While lying supine, or in a quadrupedal stance, the blood flows from the brain through the jugulars. Upon assuming an upright stance the blood shifts away from the jugulars into the vertebral plexus. The shift occurs to compensate for he change in gravity which produces added pressure to the lower portion of the venous system. The function of the O/M sinus is to deliver blood to the vertebral plexus when standing erect. It is the major channel of cerebral venous drainage in an upright position. Enlarged O/M sinuses occur in all Hadar early hominids and robust australopithecines. Outgroup comparisons show this to be a derived condition (Falk and Gage 1995)

A transverse sigmoid sinus which is unsupplemented by an enlarged O/M is a primitive condition that is retained in high frequencies in African apes, gracile australopithecines (not including the Taung specimen (it may be a juvenile robust), fossil Homo and in living people who do not manifest altered skull shape due to cultural practices (Falk and Gage 1995).

As the robust australopithecines evolved one enlarged route to shift blood to the vertebral plexus, graciles were experimenting and perfecting a more diverse and complicated network of small veins to carry out this function, and to cool their brains.

Frequencies for the O/M sinus are extremely low in gracile australopithecines with the overall trend toward reduction. But frequencies for mastoid and parietal emissary foramina increased dramatically. Data regarding these emissary veins suggests that a different cranial vascular system developed in graciles who lived in thermally stressful environments and gave rise to Homo (Falk 1992).

Why was the evolution of a prototype network of cranial veins in gracile australopithecines so important in our evolutionary history?
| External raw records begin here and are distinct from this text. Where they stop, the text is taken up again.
# ratschlab/secedo

Hardware: AMD Instinct MI355X
Metric: cell-pair x locus updates/sec (similarity matrix) (higher is better)
Workload: dtype int64; 1 GPU; C3: 8000 cells x 100000 loci; entries=24345058, kept_entries=24223307, reads=23997029, block_cells=128, tiles=2016, normalization=ADD_MIN, max_fragment_length=1000, num_threads=8, parallelism=single GPU, backend=none, world_size=1, rccl_world_size=1

## Files before the change

include/secedo_simmat.h:

```cpp
#ifndef SECEDO_SIMMAT_H
#define SECEDO_SIMMAT_H

#include <stdint.h>

#ifdef __cplusplus
extern "C" {
#endif

#define SECEDO_OK 0
#define SECEDO_E_INVALID_ARG (-1)
#define SECEDO_E_INVALID_NORMALIZATION (-2)
#define SECEDO_E_NO_DEVICE (-3)
#define SECEDO_E_HIP (-4)
#define SECEDO_E_STATE (-5)
#define SECEDO_E_LIMIT (-6)

#define SECEDO_NORM_ADD_MIN 0
#define SECEDO_NORM_EXPONENTIATE 1
#define SECEDO_NORM_SCALE_MAX_1 2

int secedo_simmat_normalization_from_string(const char *name);

const char *secedo_simmat_last_error(void);
const char *secedo_simmat_version(void);
int secedo_simmat_device_count(void);

int secedo_simmat_compute(const uint32_t *chr_locus_off, uint32_t n_chr, const uint32_t *locus_pos,
                          const uint64_t *locus_entry_off, const uint32_t *read_ids,
                          const uint16_t *id_base16, const uint32_t *id_base32,
                          const uint32_t *group_id_to_pos, uint32_t n_groups, uint32_t num_cells,
                          uint32_t max_fragment_length, double mutation_rate,
                          double homozygous_rate, double seq_error_rate, uint32_t num_threads,
                          int normalization, double *out);
int secedo_simmat_set_devices(const int *device_ids, uint32_t n_devices);
int secedo_simmat_get_devices(int *device_ids, uint32_t capacity);

int secedo_simmat_staging_acquire(const uint64_t bytes[5], void *ptrs[5]);
void secedo_simmat_staging_release(void);

void secedo_simmat_release_cache(void);

typedef struct secedo_simmat secedo_simmat_t;

int secedo_simmat_create(secedo_simmat_t **handle, int device_id);
void secedo_simmat_destroy(secedo_simmat_t *handle);

int secedo_simmat_set_pileup(secedo_simmat_t *handle, const uint32_t *chr_locus_off, uint32_t n_chr,
                             const uint32_t *locus_pos, const uint64_t *locus_entry_off,
                             const uint32_t *read_ids, const uint16_t *id_base16,
                             const uint32_t *id_base32, const uint32_t *group_id_to_pos,
                             uint32_t n_groups);

int secedo_simmat_set_pileup_device(secedo_simmat_t *handle, const uint32_t *d_chr_locus_off,
                                    uint32_t n_chr, const uint32_t *d_locus_pos,
                                    const uint64_t *d_locus_entry_off, const uint32_t *d_read_ids,
                                    const uint16_t *d_id_base16, const uint32_t *d_id_base32,
                                    const uint32_t *d_group_id_to_pos, uint32_t n_groups,
                                    uint32_t n_loci, uint64_t n_entries);

int secedo_simmat_set_packing(secedo_simmat_t *handle, int mode);
int secedo_simmat_used_device_packing(const secedo_simmat_t *handle);

int secedo_simmat_prepare(secedo_simmat_t *handle, uint32_t num_cells, uint32_t max_fragment_length,
                          uint32_t num_threads, uint32_t block_cells, void *stream);

uint32_t secedo_simmat_num_tiles(const secedo_simmat_t *handle);
uint32_t secedo_simmat_block_cells(const secedo_simmat_t *handle);
uint64_t secedo_simmat_acc_elems(const secedo_simmat_t *handle);
uint64_t secedo_simmat_num_entries(const secedo_simmat_t *handle);
uint64_t secedo_simmat_num_reads(const secedo_simmat_t *handle);
uint64_t secedo_simmat_num_loci(const secedo_simmat_t *handle);

uint64_t secedo_simmat_pair_bound(const secedo_simmat_t *handle);
uint32_t secedo_simmat_max_read_entries(const secedo_simmat_t *handle);
int secedo_simmat_cell_squares(secedo_simmat_t *handle, uint64_t *d_out , void *stream);
int secedo_simmat_set_scale_bounds(secedo_simmat_t *handle, uint64_t pair_bound, uint32_t max_read_entries);
int secedo_simmat_set_pair_bound(secedo_simmat_t *handle, uint64_t pair_bound);
int secedo_simmat_scale_bounds_state(const secedo_simmat_t *handle);
int secedo_simmat_scale_log2(const secedo_simmat_t *handle);
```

The brain can only be as big as the venous system can cool.

Robust australopithecines exhibited cranial capacities from 450 to 750 cc's, on the average. Falk (1992) proposes that by continuing to inhabit the cooler forested areas it was unnecessary for the robust's to evolve a "radiator" network of veins to keep the brain cool and this eventually constrained their brain evolution. The O/M sinus function to reduce the hydrostatic pressure of an upright stance and that was all they required.

Gracile hominids did evolve an advanced radiator network that was modifiable and able to keep up with the increasing thermolytic needs of and enlarged brain. Michel Cabanac, a physiologist at Laval University in Quebec agrees with Falk. He also researched the emissary veins and concluded that it is highly possible that they evolved for the defense of the brain temperature.

Falk plotted hominid cranial capacities against data for emissary veins. Her results show that for the past two million years the increase in frequencies of emissary foramina kept exact pace with the sharp increase in brain size (Falk 1992)

The implications of the Radiator Theory have a profound effect on the hypothesizing of hominid phylogenies. The classic or most widely recognized tree has A. afarensis giving rise to A. africanus and H.habilis with A. robustus diverging from A. africanus and A.boisei diverging from A. afarensis. The problem arises when considering the venous systems of these hominds. A. afarensis possesses the highly derived condition of an enlarged O/M sinus and both A. africanus and H. habilis have the primitive condition of a venous network.

In conclusion, the evolution of a mechanism for human brain cooling has been debated by physiologists for some time. The research done by Falk and others provides considerable evidence that hominids were evolving selective brain cooling beginning about five million years ago in response to a change in climate and habitat. Although it has also been shown that not all early hominids required this character. Unfortunately, the lack of selective brain cooling may have inhibited the evolution of robust australopithecine brains and contributed to their extinction as a genus . Likewise, possession of selective brain cooling by our direct ancestors is likely to have been the releaser that allowed for Homo's rapid brain expansion and ultimate success.

References and further reading:

Falk, Dean 1992: Braindance. Henry Holt and Company, N.Y.

Falk and Conroy 1983: The cranial venous system in Australopithecus afarensis. Nature 306(22/29):779-781

Wheeler, Pete 1988: Stand tall and stay cool. American Scientist. May 12 pps. 62-65.